Hi, currently I set up postfix with mysql database and devocot. Here is the issue: I can log in to my e-mail accounts and send e-mail to outside to the internet. The problem is that I can't send e-mail from the internet to any of these users account. I get an error saying sorry no such user on this server. I checked the logs and it says something about the virtual alias table lookup failed to find user such and such. 

Well here is the word for word error I see:

```
Recipient address rejected: User unknown in virtual alias table
```

I don't understand what this means? I do have the users created in the mysql database.
Even they have their own folders in the virtual mailbox path. I don't understand what is wrong. I just know it keeps failing to find such users on this server. I am guessing that the virtual alias script is wrong. Yet, I followed many tutorials. Can anyone explain to me what I need to do in the virtual alias map? what in the database is needed for my mail server to be able to find the users and their mailboxes so the mail server can deliver e-mails sent to these users.

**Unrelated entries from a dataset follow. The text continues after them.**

# amit154154/HyperscaleES_T2I

Hardware: AMD Instinct MI355X
Metric: ES member-evals/sec (whole node) Sana-Sprint 1.6B pop=64; % HBM/MFMA roofline (higher is better)
Workload: dtype bf16; 1 GPU; sana_sprint_1.6b_onestep_1024px_es_epoch; pop_per_gpu=8, pop_total=8, images_per_member=16, prompts_per_gen=4, batches_per_gen=4, resolution_px=1024, egg_rank=1, lora_r=2, lora_alpha=8, theta_D=1515456, antithetic=True, promptnorm=True, reward=PickScore(CLIP-H/14)+CLIP-B/32, parallelism=member-shard x1 (S all-gather)

## Files before the change

### hyperscalees_t2i_amd/_lib.py

```python
from __future__ import annotations

import ctypes as C
import hashlib
import os
import re
from pathlib import Path

_PKG = Path(__file__).resolve().parent
LIB_PATH = _PKG / "_build" / "libeggroll.so"
HEADER = _PKG.parent / "include" / "eggroll.h"
from .build_ext import SOURCES

SOURCE_FILES = [_PKG / "csrc" / n for n in SOURCES] + sorted((_PKG / "csrc").glob("*.h")) + [HEADER]

i32, i64, u32, u64, f32 = C.c_int32, C.c_int64, C.c_uint32, C.c_uint64, C.c_float
vp = C.c_void_p

SIGNATURES = {
    "eggroll_version": (C.c_char_p, []),
    "eggroll_last_error": (C.c_char_p, []),
    "eggroll_noise_factors": (C.c_int, [u64, i64, i64, i64, i64, vp, vp]),
    "eggroll_philox_words": (C.c_int, [u64, i64, i64, vp, vp]),
    "eggroll_perturb": (C.c_int, [vp, vp, i64, i64, vp, vp, i64, i64, i32, i32, i32, i64, i64, f32, vp, i64, vp]),
    "eggroll_perturb_seeded": (C.c_int, [u64, vp, vp, vp, i64, i64, i32, i32, i32, i64, i64, f32, vp, i64, vp]),
# ... 5 lines not shown
    "eggroll_update_seeded": (C.c_int, [u64, vp, vp, vp, i32, i32, vp, vp, i64, i64, i32, f32, f32, f32, vp, vp, vp]),
    "eggroll_lora_linear_pop": (C.c_int, [vp, i64, vp, i64, vp, vp, i64, i64, i64, i32, f32, i64, i64, i64, i64, vp,
                                          i64, vp, vp]),
    "eggroll_lora_gemm": (C.c_int, [vp, i64, vp, i64, vp, vp, vp, i64, i64, i32, f32, i64, i64, i64, i64, vp, i64, vp]),
    "eggroll_lora_gemm_sel": (C.c_int, [vp, i64, vp, i64, vp, vp, vp, i64, i64, i32, f32, i64, i64, i64, i64, vp, i64,
                                        i32, vp]),
    "eggroll_lora_linear_pop_sel": (C.c_int, [vp, i64, vp, i64, vp, vp, i64, i64, i64, i32, f32, i64, i64, i64, i64,
                                              vp, i64, vp, i32, vp]),
    "eggroll_lora_workspace_bytes": (i64, [i64, i64, i32, i64]),
    "eggroll_lora_project": (C.c_int, [vp, i64, vp, i64, i64, i32, i64, i64, i64, vp, vp]),
    "eggroll_lora_project_multi": (C.c_int, [vp, i64, vp, i64, vp, i32, i32, i64, i64, i64, vp, vp]),
    "eggroll_lora_delta_f32": (C.c_int, [vp, i64, vp, i64, vp, i64, i32, f32, i64, i64, i64, i64, vp, i64, vp]),
    "eggroll_dwconv_nhwc": (C.c_int, [vp, vp, vp, i64, i64, i64, i64, i32, i32, i32, vp, vp]),
    "eggroll_rownorm": (C.c_int, [vp, i64, i64, f32, i32, vp, vp, vp, vp, i64, i64, i32, vp, vp, vp]),
    "eggroll_gated_residual": (C.c_int, [vp, vp, vp, i64, i64, i64, i64, vp]),
    "eggroll_rownorm_ex": (C.c_int, [vp, i32, i64, i64, f32, i32, vp, vp, vp, vp, i64, i32, i64, i32, vp, i32, vp, i32,
                                     vp, vp]),
    "eggroll_subpixel_shortcut_f32": (C.c_int, [vp, vp, vp, vp, vp, i64, i64, i64, i64, i64, vp]),
    "eggroll_gated_residual_f32": (C.c_int, [vp, vp, vp, i32, i64, i64, i64, i64, vp, vp]),
    "eggroll_scm_step": (C.c_int, [vp, i64, vp, i32, vp, i64, i64, f32, f32, f32, f32, f32, f32, f32, f32, f32, i32, vp,
                                   vp, vp, vp]),
    "eggroll_resid_layernorm": (C.c_int, [vp, i64, vp, i64, i64, i64, f32, vp, vp, vp, vp]),
    "eggroll_dwconv_pw_nhwc": (C.c_int, [vp, vp, vp, i64, i64, i64, i64, i32, vp, vp]),
    "eggroll_dwconv_nhwc_sel": (C.c_int, [vp, vp, vp, i64, i64, i64, i64, i32, i32, i32, vp, i32, vp]),
    "eggroll_qk_norm_rope": (C.c_int, [vp, i64, i64, i32, i32, f32, vp, vp, vp, i64, vp]),
    "eggroll_qk_norm_rope_kv": (C.c_int, [vp, i64, i64, i32, i32, f32, vp, vp, vp, i64, vp, vp, i64, i64, i64, i64, vp, i64, vp, vp]),
    "eggroll_qk_l2norm_kv": (C.c_int, [vp, i64, vp, i64, vp, i64, i64, i32, i32, f32, vp, vp, vp, i64, i64, i64, i64, vp]),
    "eggroll_group_norm_workspace_bytes": (C.c_int64, [i64, i64, i32, i32]),
    "eggroll_group_norm_nhwc": (C.c_int, [vp, i64, i64, i32, i32, f32, vp, vp, i32, vp, vp, vp]),
    "eggroll_flash_attention": (C.c_int, [vp, i64, i64, vp, i64, i64, vp, i64, i64, i64, i64, i64, i64, i64, f32, vp, i64, i64, vp]),
    "eggroll_flash_attention_sel": (C.c_int, [vp, i64, i64, vp, i64, i64, vp, i64, i64, i64, i64, i64, i64, i64, f32, vp, i64, i64, i32, vp]),
    "eggroll_dwconv_nhwc_ex": (C.c_int, [vp, vp, vp, i64, i64, i64, i64, i32, i32, i32, vp, i64, i32, vp]),
    "eggroll_dwconv_pw_nhwc_sel": (C.c_int, [vp, vp, vp, i64, i64, i64, i64, i32, vp, i32, vp]),
    "eggroll_upshortcut_add": (C.c_int, [vp, vp, i64, i64, i64, i64, i64, vp]),
    "eggroll_subpixel_shortcut": (C.c_int, [vp, vp, vp, vp, i64, i64, i64, i64, i64, vp]),
    "eggroll_bias_act": (C.c_int, [vp, vp, i64, i64, i32, vp]),
    "eggroll_conv3x3_nhwc": (C.c_int, [vp, vp, vp, i64, i64, i64, i64, i64, i32, i32, vp, vp]),
    "eggroll_conv_nhwc": (C.c_int, [vp, vp, vp, i64, i64, i64, i64, i64, i32, i32, i32, vp, vp]),
    "eggroll_conv3x3_rmsnorm_nhwc": (C.c_int, [vp, vp, vp, i64, i64, i64, i64, i64, i32, C.c_float, vp, vp, vp, vp,
                                               vp]),
    "eggroll_conv_nhwc_sel": (C.c_int, [vp, vp, vp, i64, i64, i64, i64, i64, i32, i32, i32, vp, i32, vp]),
    "eggroll_conv2x2_subpixel_nhwc": (C.c_int, [vp, vp, vp, vp, i32, i64, i64, i64, i64, i64, vp, vp, vp]),
    "eggroll_conv3x3_rmsnorm_nhwc_sel": (C.c_int, [vp, vp, vp, i64, i64, i64, i64, i64, i32, C.c_float, vp, vp, vp,
                                                   vp, i32, vp]),
    "eggroll_dcae_head": (C.c_int, [vp, i64, i64, i64, i64, f32, vp, vp, vp, vp, vp, vp]),
    "eggroll_linear_attention_workspace_bytes": (i64, [i64, i64, i64]),
    "eggroll_linear_attention": (C.c_int, [vp, vp, vp, i64, i64, i64, i64, i64, i32, vp, i64, vp, vp]),
    "eggroll_lora_expand": (C.c_int, [vp, vp, i64, i64, i32, f32, i64, i64, i64, vp, i64, vp]),
    "eggroll_lora_linear_pop_epi": (C.c_int, [vp, i64, vp, i64, vp, vp, i64, i64, i64, i32, f32, i64, i64, i64, i64,
                                              vp, i64, vp, i32, vp, i64, vp, i64, i64, vp]),
    "eggroll_lora_linear_pop_epi_sel": (C.c_int, [vp, i64, vp, i64, vp, vp, i64, i64, i64, i32, f32, i64, i64, i64,
                                                  i64, vp, i64, vp, i32, vp, i64, vp, i64, i64, i32, vp]),
    "eggroll_lora_gemm_epi_sel": (C.c_int, [vp, i64, vp, i64, vp, vp, vp, i64, i64, i32, f32, i64, i64, i64, i64,
                                            vp, i64, i32, vp, i64, vp, i64, i64, i32, vp]),
    "eggroll_cross_attention": (C.c_int, [vp, i64, vp, vp, i64, vp, vp, i64, i64, i64, i64, i64, i64, f32, vp, i64,
                                         vp]),
    "eggroll_cross_attention_sel": (C.c_int, [vp, i64, vp, vp, i64, vp, vp, i64, i64, i64, i64, i64, i64, f32, vp,
                                             i64, i32, vp]),
    "eggroll_clip_preprocess": (C.c_int, [vp, i64, i64, i64, i64, i64, i64, i64, i32, vp, vp, i32, i32, i64, i64,
                                          i64, vp, vp, vp, vp, vp]),
    "eggroll_clip_preprocess_u8": (C.c_int, [vp, i64, i64, i64, i64, i64, i64, i64, vp, vp, i32, i32, i64, i64, i64,
                                             vp, vp, vp, vp, vp]),
    "eggroll_images_to_u8": (C.c_int, [vp, i64, i64, i64, i64, i64, i64, i64, i32, vp, vp]),
    "eggroll_relbias_attention": (C.c_int, [vp, i64, vp, i64, vp, i64, vp, i64, vp, i64, i64, i64, i64, f32, vp, i64,
                                            vp]),
    "eggroll_softcap_attention": (C.c_int, [vp, i64, vp, i64, vp, i64, vp, i64, i64, i64, i64, i64, f32, f32, vp, i64,
# ... 73 lines not shown
```

### hyperscalees_t2i_amd/csrc/eggroll_nhwc.hip

```cpp
#include "frag.h"

namespace eggroll {

constexpr int DW_CS = 32;
constexpr int DW_TW = 32;
constexpr int DW_TH = 8;
constexpr int DW_ORDER_AUTO = 0;
#ifndef EGG_DW5_DOT2
#define EGG_DW5_DOT2 0
#endif
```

I am having the same issues like this guy:

http://groups.google.com/group/mailing.postfix.users/browse_thread/thread/3f2ebf65a0244d93


but I want to be able to have multiple domain names to receive mail for.


----------



## redw0lfx (Nov 22, 2011)

It would help if you could show your current configuration. Or at least the virtual_* and smtpd_recipient_restrictions from /usr/local/etc/postfix/main.cf.  Also any /usr/local/etc/postfix/virtual_* files you have configured for. The more info the merrier.

Also, I am guessing each of your virtual email addresses will map to a physical UNIX user?  Or are you using a single UNIX account like 'vhost' to for all virtual users?  If the latter, then you want to use virtual mailbox domains, not virtual aliases domains.


----------



## hockey97 (Dec 7, 2011)

I am using one single physical UNIX user. I am using both methods currently at the same time.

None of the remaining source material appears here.